What fraction of matrices in $G_n = \text{GL}_n(\mathbb{Z})$ have at least one unit entry (i.e., either $\lbrace\pm 1 \rbrace$)?

I'm not sure what the correct measure on $G_n$ would be, so here is a suggestion: for each natural number $m \geq 1$, define $G_n(m)$ to be the set of precisely those matrices in $G_n$ whose entries are bounded in absolute value by $m$ and let $H_n(m)$ be the subset of matrices which have at least one unit entry. These are finite and non-empty sets, so in particular for each $m$ the following ratio is defined: $$r_n(m) = \frac{|H_n(m)|}{|G_n(m)|}$$

Now, one can take limits (or lim-sups?) as $m \to \infty$. Again, this is only a suggested measure and it should not constrain potential answers: all reasonable measures are welcome.

Motivation

I write software that pre-processes large (filtered) cell complexes via discrete Morse theory to produce smaller cell complexes with identical homology groups. Without getting into gory details, the basic idea is to greedily exploit unit incidence among cell-pairs in order to clear out the corresponding row and column from the matrix representation of a boundary operator via obvious row and column operations: once these have been cleared, these paired cells can be removed from the complex altogether.
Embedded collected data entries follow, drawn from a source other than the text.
#ifndef KH_PRIO
#define KH_PRIO 1
#endif
constexpr int kScoreLdsBlocksPerCu = (160 * 1024 - 4096) / (2 * kLdsRegionBytes);
constexpr int kTilePoses = 64 * kTileSpan;
static_assert(kGroupAngles * kTilePoses * 4 + (kGroupAngles - 1) * kTilePoses * 8 <= 2 * kLdsRegionBytes,
  "the sums and the exchanged responses of kGroupAngles angles must fit the workgroup's two LDS regions");
static_assert((kGroupAngles * kTilePoses * 4) % 8 == 0, "the exchanged responses are doubles");
static_assert(kScoreLdsBlocksPerCu >= 1 && kScoreLdsBlocksPerCu * kGroupAngles * 4 <= 16, "four waves per SIMD");
template <int S, int NW, bool kFull>
__global__ __launch_bounds__(64 * kGroupAngles * NW, 4) void k_score_lds(const uint8_t * jobs, size_t stride, int n_jobs, int groups_max, int xcd_map)
{
  constexpr int RQ = 16 / NW;
  constexpr int kThreadsPerAngle = 64 * NW;
  constexpr int PX = (S == 1) ? kTileSpan : (kTileSpan + 1) / 2;
  constexpr int kRowStep = 4 * S * kLdsPitch;
  int job_index, group;
  if (xcd_map) {
    const int xcd = blockIdx.x & 7, qb = blockIdx.x >> 3;
    job_index = (qb / groups_max) * 8 + xcd;
// ... 7 lines not shown
  if (group * kGroupAngles >= job.na) {return;}
  extern __shared__ __attribute__((aligned(16))) uint32_t s_region[];
  const int tid = threadIdx.x;
  const int lane = tid & 63;
  const int wave = __builtin_amdgcn_readfirstlane(tid >> 6);
  const int lx = lane & 15, ly = lane >> 4;
  const int q = wave / NW, quarter = wave % NW;
  const int row_waves = kFull ? NW : lds_row_waves(job.ny) * (NW / 4);
  const int parts = kFull ? 1 : NW / row_waves;
  const int share = kFull ? quarter : quarter % row_waves, part = kFull ? 0 : quarter / row_waves;
  const int a = group * kGroupAngles + q;
  const bool live = a < job.na;
  const int P = job.n_points;
  const int range_len = lds_desc_capacity(P);

  v4i acc[kClasses][RQ];
#pragma unroll
  for (int c = 0; c < kClasses; ++c) {
#pragma unroll
    for (int r = 0; r < RQ; ++r) {acc[c][r] = v4i{0, 0, 0, 0};}
  }
  v4i sel;
  {
    const int i = lane & 15;
    const int one = ((lane >> 4) == (i >> 2)) ? (int)(0x01010101u & (0xffu << (8 * (i & 3)))) : 0;
    sel = v4i{one, one, one, one};
  }
  const int lanebase = 4 * lx + (4 * RQ * share + ly) * S * kLdsPitch;

  const gbyte * gwin = as_global(job.grid) + job.base0;
  const gint * grel = as_global(job.rel + (size_t)(live ? a : 0) * P);
  typedef const __attribute__((address_space(4))) int32_t cint;
  cint * cdescs = (cint *)(job.chunks + (size_t)group * kLdsRanges * range_len * kChunkWords);
  cint * ccounts = (cint *)(job.chunk_counts + (size_t)group * kLdsRanges);
  struct Chunk {int beam_begin, g0, rows, packed;};

  constexpr int kUnitsPerRow = kLdsPitch / 16;
  constexpr int kWaves = kGroupAngles * NW;
  constexpr int kDmaPerWave = (kLdsRegionBytes / 1024 + kWaves - 1) / kWaves;
  const int ws = job.ws;
  uint32_t dma_off[kDmaPerWave];
#pragma unroll
  for (int t = 0; t < kDmaPerWave; ++t) {
    const int u = 64 * (wave + kWaves * t) + lane;
    const int row = u / kUnitsPerRow, col = u - row * kUnitsPerRow;
    dma_off[t] = (uint32_t)(row * ws + 16 * col);
  }
  auto issue_dma = [&](const Chunk & d, int buf) {
    const gbyte * src = gwin + d.g0;
    const int nblk = (d.rows * kUnitsPerRow + 63) >> 6;
    const uint32_t o_last = (uint32_t)((d.rows - 1) * ws + 16 * (kUnitsPerRow - 1));
    lds_u32 * dst = (lds_u32 *)s_region + buf * (kLdsRegionBytes / 4) + wave * 256;
#pragma unroll
    for (int t = 0; t < kDmaPerWave; ++t) {
      if (wave + kWaves * t >= nblk) {break;}
      const uint32_t o = dma_off[t] < o_last ? dma_off[t] : o_last;
      __builtin_amdgcn_global_load_lds((gvoid *)(src + o), (__attribute__((address_space(3))) void *)(dst + kWaves * t * 256), 16, 0, 0);
    }
  };
  auto load_rel = [&](const Chunk & d) -> int32_t {
    const int cnt = (d.packed & 0xff) + ((d.packed >> 8) & 0xff) + ((d.packed >> 16) & 0xff) + ((d.packed >> 24) & 0xff);
    return (live && lane < cnt) ? grel[d.beam_begin + lane] : 0;
  };
  const uint32_t lds_base = (uint32_t)(uintptr_t)(__attribute__((address_space(3))) char *)((char *)s_region);
  const uint32_t lds_lane = lds_base + (uint32_t)lanebase;
#define KH_DSR(dst, addr, r) asm volatile("ds_read_b32 %0, %1 offset:%2" : "=v"(dst) : "v"(addr), "n"((r) * kRowStep) : "memory")
#define KH_STEP(selector) do { \
    int32_t w[RQ][4]; \
    _Pragma("unroll") for (int r = 0; r < RQ; ++r) {KH_DSR(w[r][0], a0, r); KH_DSR(w[r][1], a1, r); KH_DSR(w[r][2], a2, r); KH_DSR(w[r][3], a3, r);} \
    if (RQ == 4) { \
      asm volatile("s_waitcnt lgkmcnt(0)" : "+v"(w[0][0]), "+v"(w[0][1]), "+v"(w[0][2]), "+v"(w[0][3]), "+v"(w[1][0]), "+v"(w[1][1]), "+v"(w[1][2]), "+v"(w[1][3]), \
        "+v"(w[RQ - 2][0]), "+v"(w[RQ - 2][1]), "+v"(w[RQ - 2][2]), "+v"(w[RQ - 2][3]), "+v"(w[RQ - 1][0]), "+v"(w[RQ - 1][1]), "+v"(w[RQ - 1][2]), "+v"(w[RQ - 1][3])); \
    } else { \
      asm volatile("s_waitcnt lgkmcnt(0)" : "+v"(w[0][0]), "+v"(w[0][1]), "+v"(w[0][2]), "+v"(w[0][3]), "+v"(w[1][0]), "+v"(w[1][1]), "+v"(w[1][2]), "+v"(w[1][3])); \
    } \
    _Pragma("unroll") for (int r = 0; r < RQ; ++r) { \
      acc[c][r] = __builtin_amdgcn_mfma_i32_16x16x64_i8(selector, (v4i{w[r][0], w[r][1], w[r][2], w[r][3]}), acc[c][r], 0, 0, 0); \
    } \
  } while (0)
  int step_base = 0;
  auto score = [&](const Chunk & d, int buf, int32_t rels) {
    if (!live) {return;}
    const uint32_t base = lds_lane + (uint32_t)(buf * kLdsRegionBytes);
    int off = 0;
#pragma unroll
    for (int c = 0; c < kClasses; ++c) {
      const int cnt = (d.packed >> (8 * c)) & 0xff;
      const int first = kFull ? 0 : (part - step_base) & (parts - 1);
      if (!kFull) {step_base += (cnt + 3) >> 2;}
      int k = 4 * first;
      for (; k + 4 <= cnt; k += 4 * parts) {
        const int i0 = off + k;
        const uint32_t a0 = base + (uint32_t)__builtin_amdgcn_readlane(rels, i0);
        const uint32_t a1 = base + (uint32_t)__builtin_amdgcn_readlane(rels, i0 + 1);
        const uint32_t a2 = base + (uint32_t)__builtin_amdgcn_readlane(rels, i0 + 2);
        const uint32_t a3 = base + (uint32_t)__builtin_amdgcn_readlane(rels, i0 + 3);
        KH_STEP(sel);
      }
      if (k < cnt) {
        const int i0 = off + k, rem = cnt - k;
        const uint32_t a0 = base + (uint32_t)__builtin_amdgcn_readlane(rels, i0);
        const uint32_t a1 = base + (uint32_t)__builtin_amdgcn_readlane(rels, rem > 1 ? i0 + 1 : i0);
        const uint32_t a2 = base + (uint32_t)__builtin_amdgcn_readlane(rels, rem > 2 ? i0 + 2 : i0);
        const uint32_t a3 = a0;
        const v4i sel_tail = v4i{sel[0], rem > 1 ? sel[1] : 0, rem > 2 ? sel[2] : 0, 0};
        KH_STEP(sel_tail);
      }
      off += cnt;
    }
  };
#undef KH_STEP
#undef KH_DSR

  static_assert(kLdsRanges == 4, "the four chunk counts are held in scalar registers");
  const int end0 = ccounts[0], end1 = end0 + ccounts[1], end2 = end1 + ccounts[2], n_chunks = end2 + ccounts[3];
  int fetched = 0;
  auto next_chunk = [&](Chunk & d) -> bool {
    if (fetched >= n_chunks) {return false;}
    const int range = (fetched >= end0 ? 1 : 0) + (fetched >= end1 ? 1 : 0) + (fetched >= end2 ? 1 : 0);
    const int start = fetched >= end2 ? end2 : fetched >= end1 ? end1 : fetched >= end0 ? end0 : 0;
    cint * w = cdescs + ((size_t)range * range_len + (fetched - start)) * kChunkWords;
    d.beam_begin = w[0]; d.g0 = w[1]; d.rows = w[2]; d.packed = w[4 + q];
    ++fetched;
    return true;
  };
  Chunk cur = {0, 0, 0, 0}, nxt = {0, 0, 0, 0}, aft = {0, 0, 0, 0};
  bool have = next_chunk(cur);
  bool more = have && next_chunk(nxt);
  int buf = 0;
  int32_t rel_cur = 0, rel_nxt = 0;
  if (have) {issue_dma(cur, 0); rel_cur = load_rel(cur);}
  while (have) {
    __syncthreads();
    if (more) {issue_dma(nxt, buf ^ 1); rel_nxt = load_rel(nxt);}
    const bool after = more && next_chunk(aft);
    __builtin_amdgcn_s_setprio(KH_PRIO);
    score(cur, buf, rel_cur);
    __builtin_amdgcn_s_setprio(0);
    cur = nxt; nxt = aft; rel_cur = rel_nxt; buf ^= 1; have = more; more = after;
  }
  __syncthreads();

  const size_t plane = (size_t)job.nx * job.ny;
  const int ta = tid % kThreadsPerAngle;
  int32_t * s_tile = reinterpret_cast<int32_t *>(s_region) + q * (64 * PX);
  if (S == 1 && kFull) {
    if (live) {
#pragma unroll
      for (int r = 0; r < RQ; ++r) {
        int32_t * const row = s_tile + (4 * RQ * share + 4 * r + ly) * PX + 4 * lx;
#pragma unroll
        for (int b = 0; b < 4; ++b) {
          int32_t total = acc[0][r][b];
#pragma unroll
          for (int c = 1; c < kClasses; ++c) {
            const int32_t v = acc[c][r][(b + c) & 3];
            total += (b + c) < 4 ? v : __builtin_amdgcn_update_dpp(0, v, 0x101, 0xf, 0xf, true);
          }
          if (4 * lx + b < PX) {row[b] = total;}
        }
      }
    }
  } else {
    for (int i = ta; i < 64 * PX; i += kThreadsPerAngle) {s_tile[i] = 0;}
    __syncthreads();
    if (live) {
#pragma unroll
      for (int c = 0; c < kClasses; ++c) {
#pragma unroll
        for (int r = 0; r < RQ; ++r) {
#pragma unroll
          for (int b = 0; b < 4; ++b) {
            const int j = 4 * lx + b;
            const int x = (j - c) / S;
            const bool pose = j >= c && ((j - c) % S) == 0 && x < PX;
            if (pose && acc[c][r][b] != 0) {atomicAdd(&s_tile[(4 * RQ * share + 4 * r + ly) * PX + x], acc[c][r][b]);}
          }
        }
      }
    }
  }
  constexpr int kPosesPerThread = (64 * PX + kThreadsPerAngle - 1) / kThreadsPerAngle;
  const int nx = job.nx, ny = job.ny;
  const bool penal = job.do_penalize != 0, wr_resp = job.write_resp != 0;
  const double denom = job.denom;
  int32_t * const sums_out = job.sums + (size_t)(live ? a : 0) * plane;
  double * const resp_out = wr_resp ? job.resp + (size_t)(live ? a : 0) * plane : nullptr;
  const int32_t * const jbx = job.bx, * const jby = job.by;
  const uint8_t * const jgrid = job.grid;
  const int64_t data_size = job.data_size;
  constexpr int kOwned = (kPosesPerThread + kGroupAngles - 1) / kGroupAngles;
  constexpr int kRounds = kOwned * kGroupAngles;
  const bool cells = job.coarse != 0 && job.cells_in_score != 0;
  typedef __attribute__((address_space(1))) unsigned long long gu64;
  gu64 * const probs = (gu64 *)(job.out + kOutHeaderWords);
  double * const s_xch = reinterpret_cast<double *>(reinterpret_cast<int32_t *>(s_region) + kGroupAngles * kTilePoses);
  auto slab_of = [&](int owner) -> int {return kGroupAngles == 2 ? 0 : (q - owner + kGroupAngles) % kGroupAngles - 1;};
  double dpen[kRounds];
  const double apen = (live && penal) ? job.ang_pen[a] : 1.0;
#pragma unroll
  for (int k = 0; k < kRounds; ++k) {
    const int p = ta + kThreadsPerAngle * k;
    const int yi = p / PX, xi = p % PX;
    dpen[k] = (live && penal && xi < nx && yi < ny) ? job.dist_pen[yi * nx + xi] : 1.0;
  }
  double mine[kOwned];
#pragma unroll
  for (int j = 0; j < kOwned; ++j) {mine[j] = 0.0;}
  __syncthreads();
  const int n_slow = live ? job.counts[kCountsPerAngle * a + kClasses] : 0;
  const int32_t * slow = job.slow + (size_t)(live ? a : 0) * P;
  double best = 0.0;
#pragma unroll
  for (int k = 0; k < kRounds; ++k) {
    const int p = ta + kThreadsPerAngle * k;
    const int yi = p / PX, xi = p % PX;
    if (xi >= nx || yi >= ny) {continue;}
    const bool owned = k % kGroupAngles == q;
    double response = 0.0;
    if (live) {
      int32_t sum = s_tile[p];
      if (n_slow > 0) {
        const int64_t pose = (int64_t)jbx[xi] + (int64_t)jby[yi];
        for (int j = 0; j < n_slow; ++j) {
          const int64_t idx = pose + slow[j];
          if (idx >= 0 && idx < data_size) {sum += jgrid[idx];}
        }
      }
      const size_t o = (size_t)yi * nx + xi;
      sums_out[o] = sum;
      response = (double)sum / denom;
      if (penal) {
        const double delta = response - 0.0;
        const bool is_zero = delta < 0.0 ? delta >= -1e-06 : delta <= 1e-06;
        if (!is_zero) {response *= (dpen[k] * apen);}
      }
      if (wr_resp) {resp_out[o] = response;}
      best = response > best ? response : best;
    }
    if (cells) {
      if (owned) {mine[k / kGroupAngles] = response;} else {s_xch[slab_of(k % kGroupAngles) * kTilePoses + p] = response;}
    }
  }
  unsigned long long seen[kOwned];
  uint32_t cell[kOwned];
  constexpr uint32_t kNoCell = 0xffffffffu;
#pragma unroll
  for (int j = 0; j < kOwned; ++j) {
    const int p = ta + kThreadsPerAngle * (kGroupAngles * j + q);
    const int yi = p / PX, xi = p % PX;
    cell[j] = (cells && xi < nx && yi < ny) ? (uint32_t)(yi * nx + xi) : kNoCell;
    __builtin_assume(cell[j] == kNoCell || cell[j] < 64u * kTileSpan);
    seen[j] = cell[j] != kNoCell ? __hip_atomic_load(probs + cell[j], __ATOMIC_RELAXED, __HIP_MEMORY_SCOPE_AGENT) : 0ull;
  }
#pragma unroll
  for (int sft = 32; sft > 0; sft >>= 1) {
    const double o = __shfl_xor(best, sft);
    best = o > best ? o : best;
  }
  __shared__ double s_best[kGroupAngles * NW];
  if (lane == 0) {s_best[wave] = best;}
  __syncthreads();
  if (live && ta == 0) {
    const double * wb = s_best + NW * q;
    double b = wb[0];
#pragma unroll
    for (int t = 1; t < NW; ++t) {b = wb[t] > b ? wb[t] : b;}
    if (job.tile_best) {job.tile_best[a] = b;}
    if (b > 0.0) {atomicMax(&job.out[0], (unsigned long long)__double_as_longlong(b));}
  }
  if (cells) {
    bool raise[kOwned];
#pragma unroll
    for (int j = 0; j < kOwned; ++j) {
      const int p = ta + kThreadsPerAngle * (kGroupAngles * j + q);
      raise[j] = false;
      if (cell[j] == kNoCell) {continue;}
#pragma unroll
      for (int t = 0; t < kGroupAngles - 1; ++t) {
        const double o = s_xch[t * kTilePoses + p];
        mine[j] = o > mine[j] ? o : mine[j];
      }
      raise[j] = (unsigned long long)__double_as_longlong(mine[j]) > seen[j];
    }
#pragma unroll
    for (int j = 0; j < kOwned; ++j) {
      if (raise[j]) {
        (void)__hip_atomic_fetch_max(probs + cell[j], (unsigned long long)__double_as_longlong(mine[j]), __ATOMIC_RELAXED, __HIP_MEMORY_SCOPE_AGENT);
      }
    }
  }
}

Recently, I was handed a collection of triangulated homology $4$-spheres with tons of torsion in the fundamental groups. On these complexes, the naive greedy collapsing schemes do not produce a perfect reduced complex (i.e., with one zero-dimensional cell and four dimensional cell). In fact, the boundary matrices of the reduced complexes often contain no units at all, and this is precisely when no more collapses are possible. I would like a quantification of how often should one expect an invertible integer matrix to have exploitable units? in order to judge the performance of discrete Morse theoretic reductions on these spheres.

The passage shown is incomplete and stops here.